The gut DNA sequencing kits can take weeks, sometimes months, to be received and analyzed. At the American Gut lab, special robotic equipment assists with the processing of samples, but issues—related to anything from problems generating enough of the DNA from the sample for sequencing to updating the visualization software that handles the data—can slow things down. There might even be a single unusual sample that uncovers a new bug, which the scientists must then take more time to account for.
When the results are finally returned, both uBiome and American Gut allow users to compare the composition of their gut microbiome results with the average results for other participants. So when I received my results I quickly logged on to see how my gut measured up.
There was some bad news: uBiome told me I have about half as much Bacteroidetes bacteria in my gut as the average healthy person. Bacteroidetes bacteria “are thought to help protect against obesity because they do not digest fat well.” The information could be useful, though: I started thinking I should add more red wine vinegar to my daily salad—the dressing contains polyphenols that might help tip the gut toward Bacteroidetes.
The majority of the microbes in my gut fall into a wide phylum of bacteria known as Firmicutes; these make up 74 percent of my microbiome, whereas they represent 64 percent of the microbiome of the average uBiome user. Firmicutes are a diverse bunch of bacteria thought to help with lots of things, including the digestion of fat.
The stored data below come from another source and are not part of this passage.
enum { RNVP_F32 = 0, RNVP_BF16 = 1 };
enum { RNVP_OK = 0, RNVP_E_INVALID = -1, RNVP_E_UNSUPPORTED = -2 };

int rnvp_version(void);
int rnvp_struct_size(int which);
const char* rnvp_status_string(int status);
int rnvp_marker(int tag, void* stream);

int rnvp_checkerboard_mask(float* mask, int size, int config, void* stream);
int rnvp_squeeze(const float* x, float* y, int B, int C, int H, int W, void* stream);
int rnvp_undo_squeeze(const float* y, float* x, int B, int C, int H, int W, void* stream);
int rnvp_factor_out(const float* x, float* on, float* off, int B, int C, int H, int W, void* stream);
int rnvp_restore(const float* on, const float* off, float* x, int B, int C, int H, int W, void* stream);

int rnvp_logit_fwd(const float* x, const float* noise, uint64_t seed, uint64_t offset, const long long* epoch,
                   float constraint, float* y, float* logdet, int B, int n_per_sample, void* stream);
// ... 2 lines not shown
int rnvp_u8_to_unit(const uint8_t* x, float* y, long long n, void* stream);

int rnvp_nchw_to_nhwc(const float* x, void* y, int B, int C, int H, int W, int cs, int dtype, void* stream);
int rnvp_nhwc_to_nchw(const void* x, float* y, int B, int C, int H, int W, int cs, int dtype, void* stream);

int rnvp_prior_logprob(const float* z, const float* ldj, float* out, int B, int n_per_sample, void* stream);
int rnvp_prior_logprob_bwd(const float* z, const float* gout, float* gz, int B, int n_per_sample, void* stream);

typedef struct rnvp_bn_src {
    const double* sums;
    double count;
    const float* mean;
    const float* var;
    const float* gamma;
    const float* beta;
    float eps;
    int shards;
    const float* tab;
} rnvp_bn_src;
#define RNVP_BN_TAB_FLOATS(C) (4 * (C))
int rnvp_stat_shards(long long M);

typedef struct rnvp_bn_running {
    const double* sums; double count; int C; int shards;
    float* rmean; float* rvar; long long* nbt;
    float eps; float* tab;
} rnvp_bn_running;
int rnvp_bn_running_update(const rnvp_bn_running* descs_device, int n, int max_c, float momentum, void* stream);

#define RNVP_VARIANT_DEEP 2
#define RNVP_VARIANT_DEEP0 16
typedef struct rnvp_conv_args {
    int dtype;
    int B, H, W, ks;
    const void* x; int cs_in; int cin;
    const void* w; int kp;
    void* y; int cs_out; int n;
    const float* bias;
    const void* residual;
    int accumulate;
    int pro_bn_relu; rnvp_bn_src pro;
    double* out_sums;
    int epi_relu_bn_bwd; const void* epi_x; rnvp_bn_src epi; double* epi_sums;
    float* ws; long long ws_elems;
    int variant;
    const void* w_frag;
    int bp; const void* bp_x; rnvp_bn_src bp_bn; const double* bp_sums; int bp_shards;
    void* bp_out; float* bp_dgamma; float* bp_dbeta;
} rnvp_conv_args;
int rnvp_conv2d(const rnvp_conv_args* a, void* stream);
int rnvp_conv2d_check(const rnvp_conv_args* a);
enum { RNVP_FAMILY_OTHER = 0, RNVP_FAMILY_DEEP = 1, RNVP_FAMILY_S1 = 2, RNVP_FAMILY_BAND = 3 };
int rnvp_conv2d_family(const rnvp_conv_args* a);
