# adithom/KWS

Measured on AMD Instinct MI355X. Metric: utterances/sec fwd+bwd, T=99 feat=32 hidden=128, bs=4096 at 1/2/4/8 GPUs, higher is better.
Workload: dtype f32 (split-precision MFMA: exact 3xbf16 planes, fp16 two-plane forward state product; fp32 accumulate)

## Files before the change

include/fastgrnn_hip.h:

```cpp
#ifndef FASTGRNN_HIP_H
#define FASTGRNN_HIP_H

#include <stddef.h>
#include <stdint.h>

#ifdef __cplusplus
extern "C" {
#endif

#define FASTGRNN_HIP_ABI_VERSION 1

typedef enum fastgrnn_status {
  FASTGRNN_OK = 0,
  FASTGRNN_ERR_NULL_POINTER = 1,
  FASTGRNN_ERR_BAD_SHAPE = 2,
  FASTGRNN_ERR_BAD_NONLINEARITY = 3,
  FASTGRNN_ERR_BAD_DTYPE = 4,
  FASTGRNN_ERR_WORKSPACE = 5,
  FASTGRNN_ERR_LAUNCH = 6,
  FASTGRNN_ERR_UNSUPPORTED = 7
} fastgrnn_status;

typedef enum fastgrnn_dtype {
  FASTGRNN_F32 = 0,
  FASTGRNN_F64 = 1,
  FASTGRNN_BF16_IO = 2
} fastgrnn_dtype;

typedef enum fastgrnn_nonlinearity {
  FASTGRNN_NL_SIGMOID = 0, FASTGRNN_NL_RELU = 1, FASTGRNN_NL_TANH = 2,
  FASTGRNN_NL_QUANT_TANH = 3, FASTGRNN_NL_QUANT_SIGM = 4, FASTGRNN_NL_QUANT_SIGM4 = 5
} fastgrnn_nonlinearity;

#define FASTGRNN_FLAG_FORCE_GENERIC 1u
#define FASTGRNN_FLAG_FORCE_F32_MFMA 2u
#define FASTGRNN_FLAG_SAVE_PREACT 4u
#define FASTGRNN_FLAG_FWD_4WAVE 8u
#define FASTGRNN_FLAG_BATCH_MAJOR 16u
#define FASTGRNN_FLAG_X_BFT 128u
#define FASTGRNN_FLAG_FWD_BF16X3 64u
#define FASTGRNN_FLAG_GRAD_LAST 256u
#define FASTGRNN_FLAG_HS_LAST 512u
#define FASTGRNN_FLAG_PREACT_AFFINE 1024u
#define FASTGRNN_FLAG_BN_TRAIN 2048u
#define FASTGRNN_FLAG_ZERO_EXTEND 4096u
#define FASTGRNN_FLAG_NO_INPUT_GRAD 8192u

typedef struct fastgrnn_desc {
  int32_t T, B, F, H;
  int32_t w_rank, u_rank;
  int32_t gate_nl;
  int32_t update_nl;
  int32_t dtype;
  uint32_t flags;
} fastgrnn_desc;

typedef struct fastgrnn_params {
  const void *w, *u;
  const void *w1, *w2, *u1, *u2;
  const void *bias_gate;
  const void *bias_update;
  const void *zeta, *nu;
} fastgrnn_params;

typedef struct fastgrnn_grads {
  void *d_x;
  void *d_bias_gate;
  void *d_bias_update;
  void *d_zeta;
  void *d_nu;
  void *d_h0;
  void *d_w, *d_u;
  void *d_w1, *d_w2;
  void *d_u1, *d_u2;
} fastgrnn_grads;

int fastgrnn_hip_abi_version(void);
const char *fastgrnn_hip_status_string(int status);

int fastgrnn_hip_kernel_path(const fastgrnn_desc *d, int direction);

typedef struct fastgrnn_zext_plan {
  int32_t forward, backward;
  int32_t Hp, Fp;
  int32_t dx_optional, reserved;
  size_t saved_bytes;
} fastgrnn_zext_plan;
int fastgrnn_hip_zero_extend_plan(const fastgrnn_desc *d, fastgrnn_zext_plan *out);

typedef struct fastgrnn_plan {
  int32_t path[2];
  int32_t forward_ws_optional, dx_optional;
  int32_t rank_space_cols, reserved;
  size_t workspace_bytes[2];
  fastgrnn_zext_plan zext;
} fastgrnn_plan;
int fastgrnn_hip_plan(const fastgrnn_desc *d, fastgrnn_plan *out);

size_t fastgrnn_hip_forward_workspace_bytes(const fastgrnn_desc *d);
size_t fastgrnn_hip_backward_workspace_bytes(const fastgrnn_desc *d);

int fastgrnn_hip_forward_unroll(const fastgrnn_desc *d, const fastgrnn_params *p,
                                const void *x, const void *h0,
                                void *hs, void *z_s, void *c_s,
                                void *workspace, size_t workspace_bytes, void *stream);

int fastgrnn_hip_forward_unroll_affine(const fastgrnn_desc *d, const fastgrnn_params *p,
                                       const void *gate_scale, const void *update_scale,
                                       const void *x, const void *h0, void *hs,
                                       void *workspace, size_t workspace_bytes, void *stream);

int fastgrnn_hip_backward_unroll(const fastgrnn_desc *d, const fastgrnn_params *p,
                                 const void *grad_hs, const void *x, const void *hs,
                                 const void *z_s, const void *c_s, const void *h0,
                                 const fastgrnn_grads *g,
                                 void *workspace, size_t workspace_bytes, void *stream);

int fastgrnn_hip_forward(const fastgrnn_desc *d, const fastgrnn_params *p,
                         const void *x, const void *old_h,
                         void *new_h, void *z, void *c,
                         void *workspace, size_t workspace_bytes, void *stream);

int fastgrnn_hip_backward(const fastgrnn_desc *d, const fastgrnn_params *p,
                          const void *grad_h, const void *x, const void *old_h,
                          const void *z, const void *c,
                          const fastgrnn_grads *g,
                          void *workspace, size_t workspace_bytes, void *stream);

size_t fastgrnn_hip_head_workspace_bytes(int32_t B, int32_t H, int32_t C);
// ... 44 lines not shown
```

kws_amd/_lib.py:

```python
from __future__ import annotations

import ctypes as C
import os

_HERE = os.path.dirname(os.path.abspath(__file__))
LIB_PATH = os.environ.get("FASTGRNN_HIP_LIB") or os.path.join(_HERE, "csrc", "libfastgrnn_hip.so")

ABI_VERSION = 1

F32, F64, BF16_IO = 0, 1, 2
FLAG_FORCE_GENERIC = 1
FLAG_FORCE_F32_MFMA = 2
FLAG_SAVE_PREACT = 4
FLAG_FWD_4WAVE = 8
FLAG_FWD_BF16X3 = 64
FLAG_X_BFT = 128
FLAG_GRAD_LAST = 256
FLAG_HS_LAST = 512
FLAG_BATCH_MAJOR = 16
FLAG_PREACT_AFFINE = 1024
FLAG_BN_TRAIN = 2048
FLAG_ZERO_EXTEND = 4096
FLAG_NO_INPUT_GRAD = 8192

NONLINEARITY = {"sigmoid": 0, "relu": 1, "tanh": 2, "quantTanh": 3, "quantSigm": 4, "quantSigm4": 5}

EXPORTS = (
    "fastgrnn_hip_abi_version", "fastgrnn_hip_status_string", "fastgrnn_hip_kernel_path",
    "fastgrnn_hip_forward_workspace_bytes", "fastgrnn_hip_backward_workspace_bytes",
    "fastgrnn_hip_forward_unroll", "fastgrnn_hip_backward_unroll",
    "fastgrnn_hip_forward", "fastgrnn_hip_backward",
    "fastgrnn_hip_head_workspace_bytes", "fastgrnn_hip_head_xent", "fastgrnn_hip_debug_poison_cu_state",
    "fastgrnn_hip_frame_gemm", "fastgrnn_hip_forward_unroll_affine",
    "fastgrnn_hip_bn_train_supported", "fastgrnn_hip_bn_train_forward_workspace_bytes",
    "fastgrnn_hip_bn_train_backward_workspace_bytes", "fastgrnn_hip_bn_train_forward", "fastgrnn_hip_bn_train_backward",
    "fastgrnn_hip_zero_extend_plan", "fastgrnn_hip_plan",
)


class Desc(C.Structure):
    _fields_ = [("T", C.c_int32), ("B", C.c_int32), ("F", C.c_int32), ("H", C.c_int32),
                ("w_rank", C.c_int32), ("u_rank", C.c_int32),
                ("gate_nl", C.c_int32), ("update_nl", C.c_int32),
                ("dtype", C.c_int32), ("flags", C.c_uint32)]


class Params(C.Structure):
    _fields_ = [(n, C.c_void_p) for n in
                ("w", "u", "w1", "w2", "u1", "u2", "bias_gate", "bias_update", "zeta", "nu")]


class Grads(C.Structure):
    _fields_ = [(n, C.c_void_p) for n in
                ("d_x", "d_bias_gate", "d_bias_update", "d_zeta", "d_nu", "d_h0",
                 "d_w", "d_u", "d_w1", "d_w2", "d_u1", "d_u2")]


class BnLayer(C.Structure):
    _fields_ = [("gamma", C.c_void_p), ("beta", C.c_void_p), ("running_mean", C.c_void_p),
                ("running_var", C.c_void_p), ("num_batches_tracked", C.c_void_p),
                ("eps", C.c_double), ("momentum", C.c_double)]


class BnParams(C.Structure):
    _fields_ = [("w", BnLayer), ("u", BnLayer), ("gate", BnLayer), ("update", BnLayer)]


class BnGrads(C.Structure):
    _fields_ = [(n, C.c_void_p) for n in
                ("d_gamma_w", "d_beta_w", "d_gamma_u", "d_beta_u", "d_gamma_gate", "d_beta_gate",
                 "d_gamma_update", "d_beta_update")]


class ZextPlan(C.Structure):
    _fields_ = [("forward", C.c_int32), ("backward", C.c_int32), ("Hp", C.c_int32), ("Fp", C.c_int32),
                ("dx_optional", C.c_int32), ("reserved", C.c_int32), ("saved_bytes", C.c_size_t)]


class Plan(C.Structure):
    _fields_ = [("path", C.c_int32 * 2), ("forward_ws_optional", C.c_int32), ("dx_optional", C.c_int32),
                ("rank_space_cols", C.c_int32), ("reserved", C.c_int32), ("workspace_bytes", C.c_size_t * 2),
                ("zext", ZextPlan)]


class FastGRNNLibraryError(RuntimeError):
    pass


_lib = None


def load():
    global _lib
    if _lib is not None:
        return _lib
    if not os.path.exists(LIB_PATH):
        raise FastGRNNLibraryError(
            "libfastgrnn_hip.so not found at %s -- build it first: "
            "python -c 'import __graft_entry__ as g; g.build()'  (or make -C kws_amd/csrc). "
            "kws_amd has no CPU or eager fallback." % LIB_PATH)
    lib = C.CDLL(LIB_PATH)
    for name in EXPORTS:
        if not hasattr(lib, name):
            raise FastGRNNLibraryError("%s does not export %s" % (LIB_PATH, name))
    vp, sz, i32 = C.c_void_p, C.c_size_t, C.c_int
    DP, PP, GP = C.POINTER(Desc), C.POINTER(Params), C.POINTER(Grads)
# ... 55 lines not shown
```

kws_amd/csrc/kernels_split.hip:

```cpp
#include "split_common.h"

namespace fastgrnn {
namespace {

template <int GATE, int AUX, bool RAGGED>
__global__ __launch_bounds__(256) ONE_WAVE_PER_SIMD void fwd_scan_split(
    int Tn, int B, int rsT, int rsB, const float* __restrict__ x, const float* __restrict__ h0,
    const float* __restrict__ w, const float* __restrict__ u,
    const float* __restrict__ bz, const float* __restrict__ bh,
    const float* __restrict__ zeta, const float* __restrict__ nu,
    float* __restrict__ hs, float* __restrict__ zs, float* __restrict__ cs) {
  constexpr int H = 128, F = 32, MT = 2, KS = H / 32;
  __shared__ u32x4 hl[2][3][KS * 4 * 16];

  const int tid = threadIdx.x;
  const int wv = __builtin_amdgcn_readfirstlane(tid >> 6);
  const int l = tid & 63, i = l & 15, g = l >> 4;
  const int b = blockIdx.x * 16 + i;
  const bool valid = !RAGGED || b < B;
  const int bc = valid ? b : B - 1;
  const int n0 = wv * 32 + g * 8;
  const int myfrag = (wv * 4 + g) * 16 + i;

  Frag3 Uf[MT][KS], Wf[MT];
// ... 68 lines not shown
#pragma unroll
      for (int r = 0; r < 4; ++r) {
        const float pre = a[r];
        const float z = gate_act<GATE>(pre + bzv[mt][r]);
        const float c = ftanh(pre + bhv[mt][r]);
        hown[mt][r] = (sz * (1.0f - z) + sn) * c + hown[mt][r] * z;
        gout.z[mt][r] = (AUX == 2) ? pre : z; gout.c[mt][r] = c;
      }
    };
    constexpr int NM = (KS + 1) * 6;
    SPLIT_STAMP(0)
    if (!FIRST) store_step(t - 1, gprev);
    const f32x4 acc0 = tile_chain(0);
    if (!FIRST) {
      constexpr int NST = (AUX == 1 ? 3 : AUX == 2 ? 2 : 1) * MT, PER = NM / (NST + 1);
#pragma unroll
      for (int j = 0; j < NST; ++j) {
        __builtin_amdgcn_sched_group_barrier(0x008, PER, 0);
        __builtin_amdgcn_sched_group_barrier(0x040, 1, 0);
      }
    }
    __builtin_amdgcn_sched_barrier(0);
    SPLIT_STAMP(1)
    const f32x4 acc1 = tile_chain(1);
    tile_epilogue(0, acc0);
#pragma unroll
    for (int k = 0; k < NM; ++k) {
      __builtin_amdgcn_sched_group_barrier(0x008, 1, 0);
      __builtin_amdgcn_sched_group_barrier(0x002, 3, 0);
    }
    __builtin_amdgcn_sched_barrier(0);
    SPLIT_STAMP(2)
    {
      float probe = acc1[0];
      keep_alive(probe, xB);
#pragma unroll
      for (int s = 0; s < KS; ++s) keep_alive(probe, hB[s]);
      completion_read(probe);
      __builtin_amdgcn_sched_barrier(0);
    }
    tile_epilogue(1, acc1);
    const Frag3 f = split3(hown[0], hown[1]);
#pragma unroll
    for (int p = 0; p < 3; ++p) hl[cur ^ 1][p][myfrag] = f.p[p];
    __builtin_amdgcn_sched_barrier(0);
    SPLIT_STAMP(3)
    lds_barrier();
    SPLIT_STAMP(4)
  };

  Feat xa, xb;
  Gates ga, gb;
  load_x(0, xa);
  __syncthreads();
  step(std::true_type{}, 0, 0, xa, xb, gb, ga);
  int t = 1;
  for (; t + 1 < Tn; t += 2) {
    step(std::false_type{}, t, 1, xb, xa, ga, gb);
    step(std::false_type{}, t + 1, 0, xa, xb, gb, ga);
  }
  if (t < Tn) {
    step(std::false_type{}, t, 1, xb, xa, ga, gb);
    store_step(Tn - 1, gb);
  } else {
    store_step(Tn - 1, ga);
  }
  {
    float probe = hown[0][0];
#pragma unroll
    for (int mt = 0; mt < MT; ++mt) {
      keep_alive(probe, Wf[mt]);
#pragma unroll
      for (int s = 0; s < KS; ++s) keep_alive(probe, Uf[mt][s]);
    }
  }
#ifdef FASTGRNN_DIAG_STAMPS
  if (blockIdx.x == 7 && l == 0) { for (int k = 0; k < 8; ++k) g_sdiag[wv][k] = dsum[k]; }
#endif
}

constexpr int W8_ROWH = 272;
constexpr int W8_ROWX = 80;
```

My American Gut readout, however, found that Firmicutes accounted for about 65 percent of my gut bacteria (compared with around 45 percent of the average American Gut participant’s readout). I’d swabbed from the same stool sample for both my American Gut and uBiome kits, so I was surprised to see my results differ. Richman, of uBiome, attributes the difference to the fact that they use different chemicals and scientific protocols for DNA extraction than the American Gut project does.
Of course the person I was most curious to compare myself against was my mother. Blame Freud, perhaps. As it turned out, my mother had a higher-than-average representation of Firmicutes in her gut as well: 60 percent. And we both registered a higher percentage than Michael Pollan, who has around 55 percent, according to information shared through the American Gut project.
More interesting, the analysis accurately indicated—based on a comparison of information in its database—that both my mother and I eat a Western diet (as opposed to that found, for example, in the Amazon or in Malawi), and predicted our ages within a decade of specificity. My mother also had about four times as much bacteria belonging to the Oxalobacter genus, which might be linked to the green, leafy vegetables that form a regular part of her meals. Best of all, Knight points out that my mother had gut microbes belonging to the Rubrivivax genus—a rare find in humans. It’s previously been isolated in the fecal samples from koala bears. Beyond that, it remains a mystery as to what it really means.
“Many of the bacteria in the gut have been poorly characterized at this stage, and we are discovering more about them all the time,” says Knight. “This is why projects like American Gut that look at more people are really important.”
In the not-too-distant future, microbiome sequencing might become much more routine, and more detailed. Larry Smarr, an adviser to uBiome, sees endless possibilities. “I don’t see why you can’t have a microbiome test for your bathroom like a pregnancy test,” he says—or a toilet that analyzes the bacteria from your gut after a bowel movement. The aim would be to pick up on health problems more quickly. “Monitoring the gut microbiome can detect changes which indicate beginning trends toward a disease state or indicate needed changes in the diet,” Smarr explains. “You are an ecosystem, and keeping that ecosystem healthy can help keep you healthy.”